[Opening Excerpted records section]
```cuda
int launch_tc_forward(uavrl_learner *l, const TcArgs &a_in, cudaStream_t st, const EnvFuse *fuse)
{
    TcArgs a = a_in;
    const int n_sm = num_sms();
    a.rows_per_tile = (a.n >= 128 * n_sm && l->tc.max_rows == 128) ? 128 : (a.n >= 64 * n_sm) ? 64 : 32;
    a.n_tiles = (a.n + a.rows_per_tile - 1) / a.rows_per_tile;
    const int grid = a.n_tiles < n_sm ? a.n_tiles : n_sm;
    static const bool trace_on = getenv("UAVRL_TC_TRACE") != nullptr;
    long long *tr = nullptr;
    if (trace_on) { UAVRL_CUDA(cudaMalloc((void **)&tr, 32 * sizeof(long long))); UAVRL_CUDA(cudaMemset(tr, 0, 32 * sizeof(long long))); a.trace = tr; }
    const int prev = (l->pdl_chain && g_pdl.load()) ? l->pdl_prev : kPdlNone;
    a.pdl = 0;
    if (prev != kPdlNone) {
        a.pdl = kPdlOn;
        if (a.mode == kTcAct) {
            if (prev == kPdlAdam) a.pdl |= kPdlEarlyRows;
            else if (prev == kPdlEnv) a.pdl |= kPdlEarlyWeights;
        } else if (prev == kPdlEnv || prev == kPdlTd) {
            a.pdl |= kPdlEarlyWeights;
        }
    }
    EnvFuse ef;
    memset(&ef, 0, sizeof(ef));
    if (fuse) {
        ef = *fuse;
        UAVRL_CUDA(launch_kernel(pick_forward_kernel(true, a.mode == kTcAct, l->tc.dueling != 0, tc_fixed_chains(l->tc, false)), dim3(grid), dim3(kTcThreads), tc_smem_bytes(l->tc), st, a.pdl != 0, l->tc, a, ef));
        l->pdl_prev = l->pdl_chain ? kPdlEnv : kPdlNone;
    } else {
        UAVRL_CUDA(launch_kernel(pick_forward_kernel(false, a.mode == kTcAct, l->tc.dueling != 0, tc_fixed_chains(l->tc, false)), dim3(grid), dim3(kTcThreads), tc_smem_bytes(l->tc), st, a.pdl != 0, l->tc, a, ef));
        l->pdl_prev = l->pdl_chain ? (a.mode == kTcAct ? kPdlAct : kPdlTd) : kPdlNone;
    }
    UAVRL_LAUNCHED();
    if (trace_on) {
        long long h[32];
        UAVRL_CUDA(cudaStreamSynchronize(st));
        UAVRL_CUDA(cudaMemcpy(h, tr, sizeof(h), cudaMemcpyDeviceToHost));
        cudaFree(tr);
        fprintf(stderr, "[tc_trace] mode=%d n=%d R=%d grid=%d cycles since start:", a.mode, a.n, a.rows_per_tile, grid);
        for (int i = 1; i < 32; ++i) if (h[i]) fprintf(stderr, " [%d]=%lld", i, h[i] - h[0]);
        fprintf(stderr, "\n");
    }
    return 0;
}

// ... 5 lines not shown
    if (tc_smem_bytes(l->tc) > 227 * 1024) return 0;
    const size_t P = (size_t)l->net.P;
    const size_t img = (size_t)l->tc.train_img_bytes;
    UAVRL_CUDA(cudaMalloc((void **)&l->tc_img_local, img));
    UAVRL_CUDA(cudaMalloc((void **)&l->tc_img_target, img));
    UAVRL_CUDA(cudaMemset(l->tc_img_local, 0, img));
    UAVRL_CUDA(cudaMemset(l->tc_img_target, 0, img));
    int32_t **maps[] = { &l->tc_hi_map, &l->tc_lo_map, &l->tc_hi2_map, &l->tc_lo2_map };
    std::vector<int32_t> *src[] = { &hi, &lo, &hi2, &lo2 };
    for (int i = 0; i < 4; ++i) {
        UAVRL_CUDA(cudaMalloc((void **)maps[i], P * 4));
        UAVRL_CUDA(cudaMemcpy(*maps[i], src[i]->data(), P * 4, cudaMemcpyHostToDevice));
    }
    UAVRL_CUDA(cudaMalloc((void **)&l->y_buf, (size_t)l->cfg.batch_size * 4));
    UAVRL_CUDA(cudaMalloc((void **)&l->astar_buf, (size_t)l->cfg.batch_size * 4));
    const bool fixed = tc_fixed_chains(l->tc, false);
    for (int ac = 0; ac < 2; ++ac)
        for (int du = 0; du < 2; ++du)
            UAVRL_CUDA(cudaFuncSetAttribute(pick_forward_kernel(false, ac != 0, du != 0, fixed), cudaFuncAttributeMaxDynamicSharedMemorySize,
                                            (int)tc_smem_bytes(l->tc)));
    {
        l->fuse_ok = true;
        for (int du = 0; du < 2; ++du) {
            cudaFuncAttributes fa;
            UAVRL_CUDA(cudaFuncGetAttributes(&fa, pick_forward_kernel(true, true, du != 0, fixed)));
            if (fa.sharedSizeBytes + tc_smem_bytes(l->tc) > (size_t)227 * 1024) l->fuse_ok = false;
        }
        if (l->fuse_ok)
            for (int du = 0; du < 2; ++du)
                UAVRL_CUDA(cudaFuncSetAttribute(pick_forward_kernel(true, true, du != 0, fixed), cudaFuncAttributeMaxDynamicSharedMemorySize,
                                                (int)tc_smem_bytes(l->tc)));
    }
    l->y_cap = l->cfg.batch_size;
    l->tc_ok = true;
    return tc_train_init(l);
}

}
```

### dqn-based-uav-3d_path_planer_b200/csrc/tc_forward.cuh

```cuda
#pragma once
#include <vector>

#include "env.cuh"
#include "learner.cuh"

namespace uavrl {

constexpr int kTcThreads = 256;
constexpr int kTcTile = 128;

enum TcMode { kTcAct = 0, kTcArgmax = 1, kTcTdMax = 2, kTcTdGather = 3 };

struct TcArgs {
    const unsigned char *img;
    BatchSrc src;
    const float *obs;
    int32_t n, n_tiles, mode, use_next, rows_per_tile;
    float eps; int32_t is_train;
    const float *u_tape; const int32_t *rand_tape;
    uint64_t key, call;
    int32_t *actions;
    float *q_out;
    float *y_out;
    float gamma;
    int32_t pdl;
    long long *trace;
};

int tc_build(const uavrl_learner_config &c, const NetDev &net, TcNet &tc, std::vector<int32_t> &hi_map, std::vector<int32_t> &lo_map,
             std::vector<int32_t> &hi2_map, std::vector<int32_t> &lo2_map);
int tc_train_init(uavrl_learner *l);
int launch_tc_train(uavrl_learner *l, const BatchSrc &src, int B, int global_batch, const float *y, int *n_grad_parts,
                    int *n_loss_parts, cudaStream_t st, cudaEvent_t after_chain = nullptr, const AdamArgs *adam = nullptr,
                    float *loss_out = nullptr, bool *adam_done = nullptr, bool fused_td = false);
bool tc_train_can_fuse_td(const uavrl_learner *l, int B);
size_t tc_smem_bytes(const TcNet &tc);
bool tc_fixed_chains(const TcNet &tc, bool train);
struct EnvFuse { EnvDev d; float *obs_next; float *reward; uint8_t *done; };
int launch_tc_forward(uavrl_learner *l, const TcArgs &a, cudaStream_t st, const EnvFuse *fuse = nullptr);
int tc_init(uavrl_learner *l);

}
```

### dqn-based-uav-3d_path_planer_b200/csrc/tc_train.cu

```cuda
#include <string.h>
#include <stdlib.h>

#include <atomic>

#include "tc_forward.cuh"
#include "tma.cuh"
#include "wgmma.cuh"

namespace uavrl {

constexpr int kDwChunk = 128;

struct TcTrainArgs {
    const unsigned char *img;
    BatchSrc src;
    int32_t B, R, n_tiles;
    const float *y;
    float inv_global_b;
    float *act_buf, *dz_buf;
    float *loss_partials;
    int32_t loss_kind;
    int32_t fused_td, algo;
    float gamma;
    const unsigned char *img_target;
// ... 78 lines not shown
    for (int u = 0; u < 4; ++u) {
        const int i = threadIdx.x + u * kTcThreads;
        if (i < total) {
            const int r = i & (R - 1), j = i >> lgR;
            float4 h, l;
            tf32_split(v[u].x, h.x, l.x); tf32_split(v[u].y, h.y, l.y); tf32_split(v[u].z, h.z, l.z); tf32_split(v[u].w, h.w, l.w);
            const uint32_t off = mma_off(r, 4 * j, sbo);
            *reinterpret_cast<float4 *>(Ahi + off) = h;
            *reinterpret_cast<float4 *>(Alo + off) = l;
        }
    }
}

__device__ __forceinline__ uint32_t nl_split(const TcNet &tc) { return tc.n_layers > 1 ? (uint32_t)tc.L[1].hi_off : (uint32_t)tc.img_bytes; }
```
[Closing Excerpted records section]
_Task details:_ Which lines of the records above contain the word "kPdlEarlyWeights"? Report each one.

_Answer to the exercise:_
            else if (prev == kPdlEnv) a.pdl |= kPdlEarlyWeights;
            a.pdl |= kPdlEarlyWeights;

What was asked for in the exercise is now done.